The reason for this is the Heisenberg Uncertainty Principle, which states that
there are certain attributes of a particle where we can't know both of them
perfectly. The classic example of this is position and energy.

The relevant attributes here, though, are angular momentum (spin) in the
"left/right" and "up/down" directions. Think of a particle as two arrows, one
pointed either left or right, and the other pointed either up or down. The
Heisenberg Uncertainty Principle states that if I know with 100% accuracy that
a particle is pointed left (or right), I can't know anything about if it's
pointed up or down, and vice versa. In fact, if I measure the left/rightness
of a particle, the up/downness gets set randomly to be either of them.

So quantum communication works more or less like this: We agree that left and
up correspond to a 1, and right and down correspond to a zero. So if I want to
send a 1, I randomly choose a either a left or an up, and send it to you.
Then, on your end, you randomly choose an axis to measure on, and after I've
measured, we tell each other (through a public channel) which axis we measured
on. If we agree, we use the bit, otherwise, we throw it away.
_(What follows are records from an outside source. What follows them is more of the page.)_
diff --git a/ingvio_amd/csrc/capi.hip b/ingvio_amd/csrc/capi.hip
--- a/ingvio_amd/csrc/capi.hip
+++ b/ingvio_amd/csrc/capi.hip
@@ -163,6 +163,8 @@
     PartStream part[4];
     int parts_alloc = 0;
     int parts_req = -1;
+    int gram_reduced = 1;
+    int gram_red_last = 0;
     bool split_pending = false;
     hipEvent_t tok_last = nullptr;
     hipEvent_t ev_split_fork = nullptr;
@@ -748,7 +750,7 @@
 }
 
 int run_msckf_factored(ingvio_ctx* c, int b0, int nb, const MsckfOpts& op, int stereo, int fmax_used,
-                       const int* marg_idx = nullptr, int marg_size = 0, int phase = 0, bool gnss_fuse = false)
+                       const int* marg_idx = nullptr, int marg_size = 0, int phase = 0, bool gnss_fuse = false, bool frame_step = false)
 {
     FactoredLaunch L;
     memset(&L, 0, sizeof L);
@@ -795,7 +797,10 @@
             }
             if (grc) return INGVIO_E_UNSUPPORTED;
         }
+        c->gram_red_last = 0;
+        L.gram_red = frame_step && phase == 0 && c->gram_reduced; L.gram_was_red = &c->gram_red_last;
         { ProfScope p(c, PF_GRAM); L.stage = 1; launch_factored(L, c->run_st); }
+        L.gram_was_red = nullptr;
         if (c->tok_rec) HIPCHK(c, hipEventRecord(c->tok_rec, c->run_st));
     }
     if (forked) {
@@ -826,6 +831,7 @@
 int run_msckf(ingvio_ctx* c, int b0, int nb, const MsckfOpts& op, int stereo, int fmax_used)
 {
     if (c->method == 1) return run_msckf_factored(c, b0, nb, op, stereo, fmax_used);
+    c->gram_red_last = 0;
     MsckfLaunch L;
     memset(&L, 0, sizeof L);
     L.stereo = stereo; L.cv = view(c); L.fv = fview(c); L.op = op; L.b0 = b0; L.nb = nb;
@@ -991,6 +997,7 @@
     } else c->st = (hipStream_t)desc->stream;
     c->run_st = c->st;
     if (const char* e = getenv("INGVIO_FRAME_PARTS")) c->parts_req = atoi(e);
+    if (const char* e = getenv("INGVIO_GRAM_REDUCED")) c->gram_reduced = atoi(e) != 0;
     if (desc->c_max > 16) {
         int lo = 0, hi = 0;
         hipDeviceGetStreamPriorityRange(&lo, &hi);
@@ -3880,8 +3887,8 @@
         HIPCHK(c, hipMemsetAsync(g.mf, 0, sizeof(int) * (size_t)B, c->st));
         g.own_status = true; g.results = true; g.fused_last = true; g.folded_last = false;
     }
-    int rc = fuse     ? run_msckf_factored(c, 0, B, c->st_op, c->st_stereo, c->st_fmax_used, c->d_idx, 6, 0, gnss_fuse)
-             : lm_oop ? run_msckf_factored(c, 0, B, c->st_op, c->st_stereo, c->st_fmax_used, c->d_zero_idx, 0)
+    int rc = fuse     ? run_msckf_factored(c, 0, B, c->st_op, c->st_stereo, c->st_fmax_used, c->d_idx, 6, 0, gnss_fuse, true)
+             : lm_oop ? run_msckf_factored(c, 0, B, c->st_op, c->st_stereo, c->st_fmax_used, c->d_zero_idx, 0, 0, false, true)
                       : run_msckf(c, 0, B, c->st_op, c->st_stereo, c->st_fmax_used);
     if (rc) return rc;
     if (lm_oop) {
@@ -3975,6 +3982,13 @@
     c->parts_req = parts == 0 ? 1 : parts;
     return INGVIO_OK;
 }
+int ingvio_set_gram_reduced(ingvio_ctx* c, int on)
+{
+    if (!c) return INGVIO_E_ARG;
+    ENTER(c);
+    c->gram_reduced = on ? 1 : 0;
+    return INGVIO_OK;
+}
 int ingvio_frame_run_phase(ingvio_ctx* c, int restore_prior, int phase)
 {
     if (phase < 0 || phase > 2) return INGVIO_E_ARG;
@@ -4092,6 +4106,10 @@
 {
     ENTER(c);
     if (check_range(c, b, 1) || !A_out || !ncol_out) return INGVIO_E_ARG;
+    if (c->method == 1 && c->gram_red_last) {
+        c->err = "the last frame step formed [A | b] in reduced form; run it with ingvio_set_gram_reduced(ctx, 0) to read the full [A | b]";
+        return INGVIO_E_UNSUPPORTED;
+    }
     int C = 0;
     if (down_sync(c, &C, c->d_nclones + b, sizeof(int))) return INGVIO_E_HIP;
     const int ncol = 6 * C;
diff --git a/ingvio_amd/csrc/kernels_factored.hip b/ingvio_amd/csrc/kernels_factored.hip
--- a/ingvio_amd/csrc/kernels_factored.hip
+++ b/ingvio_amd/csrc/kernels_factored.hip
@@ -59,9 +59,9 @@
     e = fma(-x * y, y, 1.0);
     return fma(y * e, 0.5, y);
 }
-template <int CMAX>
+template <int CMAX, bool RED = false>
 struct Gram2Cfg {
-    static constexpr int NC = 6 * CMAX;
+    static constexpr int NC = RED ? 6 * (CMAX - 1) : 6 * CMAX;
     static constexpr int TI = (NC + 15) / 16;
     static constexpr int TJ = (NC + 1 + 15) / 16;
     static constexpr int LDW = 16 * TJ;
@@ -71,38 +71,45 @@
     static constexpr int KR = 3 * GRAM_NB;
     static constexpr int SPW = 34;
 };
-template <int CMAX>
+template <int CMAX, bool RED = false>
 struct Gram2Batch {
-    using Cfg = Gram2Cfg<CMAX>;
+    using Cfg = Gram2Cfg<CMAX, RED>;
     double Bm[Cfg::KR][Cfg::LDW];
+#if !GRAM2_ZFORM
     double Ym[Cfg::KR][Cfg::LDW];
+#endif
     double sp[CMAX * CMAX <= 128 ? 2 : 1][GRAM_NB][CMAX][Cfg::SPW];
 };
-template <int CMAX>
+template <int CMAX, bool RED = false>
 struct Gram2Out {
-    using Cfg = Gram2Cfg<CMAX>;
+    using Cfg = Gram2Cfg<CMAX, RED>;
     double A2[Cfg::NC][Cfg::NC + 2];
     double S[CMAX][CMAX][34];
 };
-
-template <int CMAX, bool STEREO>
+template <int CMAX, bool RED = false>
+constexpr size_t gram2_lds_bytes()
+{
+    return ((std::max(sizeof(Gram2Batch<CMAX, RED>), sizeof(Gram2Out<CMAX, RED>)) + 15) / 16) * 16;
+}
+
+template <int CMAX, bool STEREO, bool RED = false>
 __global__ __launch_bounds__(GRAM_NT, 2) void k_feat_gram2(
     FrameView fv, MsckfOpts op, int b0, const int* __restrict__ accept_in, int* __restrict__ used_out,
     double* __restrict__ Apart, int* __restrict__ chunk_used, int G, int rstride)
 {
-    using Cfg = Gram2Cfg<CMAX>;
+    using Cfg = Gram2Cfg<CMAX, RED>;
     constexpr int NC = Cfg::NC, TJ = Cfg::TJ, LDW = Cfg::LDW, NTILE = Cfg::NTILE, TPW = Cfg::TPW, KR = Cfg::KR;
     constexpr int NUP = Cfg::NUP, TI = Cfg::TI, RPO = STEREO ? 4 : 2;
     extern __shared__ __attribute__((aligned(16))) char smem_raw[];
-    Gram2Batch<CMAX>& sb = *reinterpret_cast<Gram2Batch<CMAX>*>(smem_raw);
-    Gram2Out<CMAX>& so = *reinterpret_cast<Gram2Out<CMAX>*>(smem_raw);
-    constexpr size_t UNI = sizeof(Gram2Batch<CMAX>) > sizeof(Gram2Out<CMAX>) ? sizeof(Gram2Batch<CMAX>) : sizeof(Gram2Out<CMAX>);
-    int* sUse = reinterpret_cast<int*>(smem_raw + ((UNI + 15) / 16) * 16);
+    Gram2Batch<CMAX, RED>& sb = *reinterpret_cast<Gram2Batch<CMAX, RED>*>(smem_raw);
+    Gram2Out<CMAX, RED>& so = *reinterpret_cast<Gram2Out<CMAX, RED>*>(smem_raw);
+    int* sUse = reinterpret_cast<int*>(smem_raw + gram2_lds_bytes<CMAX, RED>());
     int* sList = sUse + fv.fmax;
     __shared__ int sNu;
     __shared__ double sPose[16][12];
     const int bl = blockIdx.y, b = b0 + bl, g = blockIdx.x, tid = threadIdx.x, lane = tid & 63, wave = __builtin_amdgcn_readfirstlane(tid >> 6);
     const int F = fv.n_feat[b], C = fv.n_clones[b], ncol = 6 * C;
+    const int cref = RED ? C - 1 : -1;
     for (int e = tid; e < 12 * C; e += GRAM_NT) {
         const int c = e / 12, q = e - 12 * c;
         sPose[c][q] = q < 9 ? fv.clone_R[((size_t)b * fv.cmax + c) * 9 + q] : fv.clone_p[((size_t)b * fv.cmax + c) * 3 + q - 9];
@@ -119,7 +126,12 @@
         sUse[j] = use;
         if (g == 0) used_out[(size_t)b * fv.fmax + j] = use;
     }
-    for (int e = tid; e < KR * LDW; e += GRAM_NT) { (&sb.Bm[0][0])[e] = 0.0; (&sb.Ym[0][0])[e] = 0.0; }
+    for (int e = tid; e < KR * LDW; e += GRAM_NT) {
+        (&sb.Bm[0][0])[e] = 0.0;
+#if !GRAM2_ZFORM
+        (&sb.Ym[0][0])[e] = 0.0;
+#endif
+    }
     __syncthreads();
     if (wave == 0) {
         int cnt = 0;
@@ -137,10 +149,14 @@
     const int q0 = g * per, q1 = min(nu, q0 + per);
 
     dbg_stamp(33);
+#ifndef GRAM2_RED_DEAL
+#define GRAM2_RED_DEAL 1
+#endif
+    const int wdeal = (RED && GRAM2_RED_DEAL) ? (wave ^ 2) : wave;
     int tiA[TPW], tjA[TPW];
 #pragma unroll
     for (int u = 0; u < TPW; ++u) {
-        int t = wave + 4 * u, ti = 0;
+        int t = wdeal + 4 * u, ti = 0;
         while (ti < TI - 1 && t >= TJ - ti) { t -= TJ - ti; ++ti; }
         tiA[u] = ti; tjA[u] = ti + t;
     }
@@ -207,7 +223,12 @@
         const int nbf = min(GRAM_NB, q1 - qb);
         dbg_stamp(34);
         if (rows && nbf < GRAM_NB) {
-            for (int e = tid; e < (KR - 3 * nbf) * LDW; e += nthr) { (&sb.Bm[3 * nbf][0])[e] = 0.0; (&sb.Ym[3 * nbf][0])[e] = 0.0; }
+            for (int e = tid; e < (KR - 3 * nbf) * LDW; e += nthr) {
+                (&sb.Bm[3 * nbf][0])[e] = 0.0;
+#if !GRAM2_ZFORM
+                (&sb.Ym[3 * nbf][0])[e] = 0.0;
+#endif
+            }
         }
         dbg_stamp(35);
         if (ft < nbf * 16) {
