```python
class FusedBNReLU(nn.Module):

    def __init__(self, num_features: int, eps: float = 1e-5,
                 momentum: float = 0.1, relu: bool = True):
        super().__init__()
        self.num_features = num_features
        self.eps = eps
        self.momentum = momentum
        self.relu = relu
        self.weight = nn.Parameter(torch.ones(num_features))
        self.bias = nn.Parameter(torch.zeros(num_features))
        self.register_buffer("running_mean", torch.zeros(num_features))
        self.register_buffer("running_var", torch.ones(num_features))
        self.register_buffer("num_batches_tracked",
                             torch.tensor(0, dtype=torch.long))

    def forward(self, x: torch.Tensor,
                residual: Optional[torch.Tensor] = None) -> torch.Tensor:
        if _nhwc_ok(x, self.num_features) and (
                residual is None or
                residual.is_contiguous(memory_format=torch.channels_last)):
            res = residual.to(torch.bfloat16) if residual is not None else None
            return _FusedBNFunction.apply(
                x, res, self.weight, self.bias, self.running_mean,
                self.running_var, self.momentum, self.eps, self.relu,
                self.training)
        out = F.batch_norm(x, self.running_mean, self.running_var,
                           self.weight, self.bias, self.training,
                           self.momentum, self.eps)
        if residual is not None:
            out = out + residual
        return F.relu(out, inplace=True) if self.relu else out
```

Before: 5337 images/sec.

## Fuse BN stat reduction and finalize into single-pass kernels with atomic tickets

Replaces the two-kernel BN statistics path (partial reduce, then finalize/fold) with one kernel per direction. The last-arriving block, found through atomic ticket counters, performs a hierarchical fold and writes mean/invstd or the backward sums. It also tiles channels across a 2D grid (channel slices × row blocks) and unrolls the loads so several rows are in flight per iteration. This removes a kernel launch and a partial-buffer round trip per BN layer. In exchange it relies on persistent per-module ticket buffers that must reset correctly, and on memory-scope ordering between blocks, which risks races under graph capture or concurrent use.

```diff
diff --git a/byteps_amd/ops/csrc/bn.hip b/byteps_amd/ops/csrc/bn.hip
--- a/byteps_amd/ops/csrc/bn.hip
+++ b/byteps_amd/ops/csrc/bn.hip
@@ -36,106 +36,287 @@
   *reinterpret_cast<short8*>(p) = r;
 }
 
-#define RED_BLOCKS 1024
-
-
-__global__ void bn_reduce_kernel(const bf16* __restrict__ x, long long M,
-                                 int C, float* __restrict__ partial) {
+
+#define STAT_CS 16
+#define STAT_SMAX (2048 / 8 / STAT_CS)
+#define FOLD_G 16
+#define STAT_TARGET_BLOCKS 1024
+#define STAT_MIN_BLOCKS 256
+#define FWD_U 8
+#define BWD_U 4
+#define TICKET_STRIDE 32
+#define BN_TICKET_WORDS ((STAT_SMAX * FOLD_G + STAT_SMAX) * TICKET_STRIDE)
+
+typedef __attribute__((address_space(1))) unsigned gu32;
+
+struct StatGeom {
+  int cs;
+  int S;
+  int R;
+  int G;
+  int NG;
+};
+
+inline StatGeom stat_geom(long long M, int C, int U) {
+  StatGeom g;
   const int cpt = C >> 3;
-  const int groups = max(1, BLOCK / cpt);
+  g.cs = cpt < STAT_CS ? cpt : STAT_CS;
+  g.S = (cpt + g.cs - 1) / g.cs;
+  const long long groups = BLOCK / g.cs;
+  const long long per_iter = groups * U;
+  long long R = (M + per_iter - 1) / per_iter;
+  const long long want = (STAT_TARGET_BLOCKS + g.S - 1) / g.S;
+  if (R > want) R = want;
+  const long long floor_r = (STAT_MIN_BLOCKS + g.S - 1) / g.S;
+  if (R < floor_r) R = min(floor_r, (M + groups - 1) / groups);
+  if (R > FOLD_G * FOLD_G) R = FOLD_G * FOLD_G;
+  if (R < 1) R = 1;
+  g.R = (int)R;
+  g.NG = (g.R + FOLD_G - 1) / FOLD_G;
+  g.G = (g.R + g.NG - 1) / g.NG;
+  return g;
+}
+
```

Ok, so now, what if Eve comes in the middle and steals our electron, reads it,
and sends it again. Well, she doesn't know what axis to measure on! So if I
send it on the up/down axis, Eve measures it on the right/left axis, and you
measure it on the up/down axis, you have a 50% chance of getting a wrong
answer. So if we take a few bits at random and publish them, we can get a
pretty good idea if someone's snooping.

Also, Eve can't copy our particle, because if she could, she could read one
axis from one particle and the second from the other, which would violate the
Uncertainty Principle (this result is known as the No-Cloning theorem).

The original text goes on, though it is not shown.